[Exercise objective] For the records that follow, say how many lines have the word "ctas" in them. Write the number and nothing more.

[Exercise data]
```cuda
template <int D, int BKV>
static int build_and_launch(const mdb_attn_desc* a, float* lse, cudaStream_t st) {
  constexpr int kDV = AttnCfg<D, BKV, 1>::kDV;
  AttnKParams kp;
  memset(&kp, 0, sizeof(kp));
  const int hd = a->heads * a->d;
  int rc;
  if ((rc = tmap_heads(&kp.tmQ, a->q, a->d, a->heads, (uint64_t)a->batch * a->nq, a->ldq, kBQ))) return rc;
  auto mk_kv = [&](const void* k, long long ldk, const void* vt, long long ldvt, int n, int nb, int ldvb,
                   CUtensorMap* tk, CUtensorMap* tv) -> int {
    int r = tmap_heads(tk, k, a->d, a->heads, (uint64_t)nb * n, ldk, BKV);
    if (r) return r;
    return tmap_rows(tv, vt, (uint64_t)nb * ldvb, hd, ldvt, 64, kDV);
  };
  if ((rc = mk_kv(a->k0, a->ldk0, a->vt0, a->ldvt0, a->n0, a->kv0_batches, a->ldv0_batch, &kp.tmK0, &kp.tmV0))) return rc;
  if (a->n1 > 0) {
    if ((rc = mk_kv(a->k1, a->ldk1, a->vt1, a->ldvt1, a->n1, a->kv1_batches, a->ldv1_batch, &kp.tmK1, &kp.tmV1)))
      return rc;
  }
  kp.out = static_cast<__half*>(a->out);
  kp.ldo = a->ldo;
  kp.nq = a->nq;
  kp.n0 = a->n0;
  kp.n1 = a->n1;
  kp.kv0_batches = a->kv0_batches;
  kp.kv1_batches = a->kv1_batches;
  kp.ldv0_batch = a->ldv0_batch;
  kp.ldv1_batch = a->ldv1_batch;
  kp.bank_batches = a->n1 > 0 ? a->bank_batches : 0;
  kp.scale_log2 = a->scale * 1.4426950408889634f;
  dim3 grid((a->nq + kBQ - 1) / kBQ, a->heads, a->batch);
  if (lse != nullptr) {
    AttnLseKParams lp;
    memset(&lp, 0, sizeof(lp));
    static_cast<AttnKParams&>(lp) = kp;
    lp.lse = lse;
    if constexpr (D == 40) {
      const long long ctas = (long long)grid.x * grid.y * grid.z;
      if (ctas >= (long long)g_attn40_2q_min_ctas) return launch_attn<D, BKV, 3, 2, true>(lp, grid, st);
    }
    return launch_attn<D, BKV, (D == 160 ? 2 : 4), 1, true>(lp, grid, st);
  }
  if constexpr (D == 40) {
    const long long ctas = (long long)grid.x * grid.y * grid.z;
    if (ctas >= (long long)g_attn40_2q_min_ctas) return launch_attn<D, BKV, 3, 2>(kp, grid, st);
  }
  return launch_attn<D, BKV, (D == 160 ? 2 : 4), 1>(kp, grid, st);
}

static int attention_entry(const mdb_attn_desc* a, float* lse, cudaStream_t st) {
  switch (a->d) {
    case 40:
      return build_and_launch<40, 64>(a, lse, st);
    case 80:
      return build_and_launch<80, 64>(a, lse, st);
    case 160:
      return build_and_launch<160, 64>(a, lse, st);
    default:
      set_error("mdb_attention_f16: head dim %d not supported (40, 80, 160)", a->d);
      return MDB_ERR_UNSUPPORTED;
  }
}

int attention_check_desc(const mdb_attn_desc* a) {
  MDB_REQUIRE(a != nullptr, "mdb_attention_f16: null descriptor");
  MDB_REQUIRE(a->q && a->k0 && a->vt0 && a->out, "mdb_attention_f16: null operand");
  MDB_REQUIRE(a->batch > 0 && a->heads > 0 && a->nq > 0 && a->n0 > 0 && a->n1 >= 0,
              "mdb_attention_f16: bad shape");
  MDB_REQUIRE(a->n1 == 0 || (a->k1 && a->vt1), "mdb_attention_f16: n1 > 0 needs k1/vt1");
  MDB_REQUIRE(a->kv0_batches == 1 || a->kv0_batches == a->batch, "mdb_attention_f16: kv0_batches must be 1 or batch");
  MDB_REQUIRE(a->n1 == 0 || a->kv1_batches == 1 || a->kv1_batches >= a->bank_batches,
              "mdb_attention_f16: kv1_batches must be 1 or cover bank_batches");
  MDB_REQUIRE(a->ldv0_batch >= a->n0 && a->ldv0_batch % 8 == 0, "mdb_attention_f16: ldv0_batch must be >= n0 and %% 8");
  MDB_REQUIRE(a->ldo % 8 == 0 && (reinterpret_cast<uintptr_t>(a->out) & 15) == 0, "mdb_attention_f16: out alignment");
  return MDB_OK;
}

}

using namespace mdb;

extern "C" int mdb_attention_f16(const mdb_attn_desc* a, mdb_stream_t stream) {
  const int rc = attention_check_desc(a);
  if (rc) return rc;
  return attention_entry(a, nullptr, static_cast<cudaStream_t>(stream));
}

extern "C" int mdb_attention_lse_f16(const mdb_attn_desc* a, float* lse, mdb_stream_t stream) {
  const int rc = attention_check_desc(a);
  if (rc) return rc;
  MDB_REQUIRE(lse != nullptr, "mdb_attention_lse_f16: null lse");
  return attention_entry(a, lse, static_cast<cudaStream_t>(stream));
}
```

magicdance_b200/csrc/common.cuh:

```cuda
#pragma once

#include <cuda.h>
#include <cuda_fp16.h>
#include <cuda_runtime.h>
#include <cudaTypedefs.h>
#include <stdint.h>
#include <stdio.h>
#include <string.h>

#include "../../include/magicdance_b200.h"
#include "wgmma.cuh"

namespace mdb {

void set_error(const char* fmt, ...);

#define MDB_CHECK_CUDA(expr)                                                                     \
  do {                                                                                           \
    cudaError_t _e = (expr);                                                                     \
    if (_e != cudaSuccess) {                                                                     \
      mdb::set_error("%s:%d: %s failed: %s", __FILE__, __LINE__, #expr, cudaGetErrorString(_e)); \
      return MDB_ERR_CUDA;                                                                       \
    }                                                                                            \
  } while (0)

#define MDB_REQUIRE(cond, ...)      \
  do {                              \
    if (!(cond)) {                  \
      mdb::set_error(__VA_ARGS__);  \
      return MDB_ERR_INVALID;       \
    }                               \
  } while (0)

void count_launch(int n = 1);
int get_gemm_tuning(int key);
void set_gemm_tuning(int key, int value);
int get_attn_tuning();
void set_attn_tuning(int v);

constexpr int kNumSms = 132;

int tmap_rows(CUtensorMap* out, const void* base, uint64_t inner, uint64_t rows, long long ld, uint32_t box_inner,
              uint32_t box_rows);
int tmap_heads(CUtensorMap* out, const void* base, int d, int heads, uint64_t tokens, long long ld,
               uint32_t box_tokens);
int tmap_nhwc(CUtensorMap* out, const void* base, int c, int w, int h, int nb, long long ld, const uint32_t box[4],
              int cs);

enum { kBoxOk, kBoxWideRows, kBoxRowsPerTile, kBoxImagesPerTile, kBoxTooLarge };
int pixel_box(int ho, int wo, int cs, int rows, bool fwd, uint32_t box[4]);

#ifdef __CUDACC__

bool pdl_enabled();
template <typename... KArgs, typename... Args>
inline cudaError_t launch_pdl_cluster2(void (*kernel)(KArgs...), dim3 grid, dim3 block, size_t smem,
                                       cudaStream_t stream, unsigned cluster_x, unsigned cluster_z, Args&&... args) {
  cudaLaunchConfig_t cfg;
  memset(&cfg, 0, sizeof(cfg));
  cfg.gridDim = grid;
  cfg.blockDim = block;
  cfg.dynamicSmemBytes = smem;
  cfg.stream = stream;
  cudaLaunchAttribute attr[2];
  int n = 0;
  if (cluster_z > 1 || cluster_x > 1) {
    attr[n].id = cudaLaunchAttributeClusterDimension;
    attr[n].val.clusterDim.x = cluster_x;
    attr[n].val.clusterDim.y = 1;
    attr[n].val.clusterDim.z = cluster_z;
    ++n;
  }
  if (pdl_enabled()) {
    attr[n].id = cudaLaunchAttributeProgrammaticStreamSerialization;
    attr[n].val.programmaticStreamSerializationAllowed = 1;
    ++n;
  }
  cfg.attrs = attr;
  cfg.numAttrs = n;
  return cudaLaunchKernelEx(&cfg, kernel, static_cast<KArgs>(args)...);
}
template <typename... KArgs, typename... Args>
inline cudaError_t launch_pdl_cluster(void (*kernel)(KArgs...), dim3 grid, dim3 block, size_t smem,
                                      cudaStream_t stream, unsigned cluster_z, Args&&... args) {
  return launch_pdl_cluster2(kernel, grid, block, smem, stream, 1u, cluster_z, static_cast<Args&&>(args)...);
}
template <typename... KArgs, typename... Args>
inline cudaError_t launch_pdl(void (*kernel)(KArgs...), dim3 grid, dim3 block, size_t smem, cudaStream_t stream,
                              Args&&... args) {
  return launch_pdl_cluster2(kernel, grid, block, smem, stream, 1u, 1u, static_cast<Args&&>(args)...);
}
template <auto Kernel>
inline int set_max_dyn_smem(int bytes) {
  static bool done = false;
  if (!done) {
    MDB_CHECK_CUDA(cudaFuncSetAttribute(Kernel, cudaFuncAttributeMaxDynamicSharedMemorySize, bytes));
    done = true;
  }
  return MDB_OK;
}
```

[Your response] 4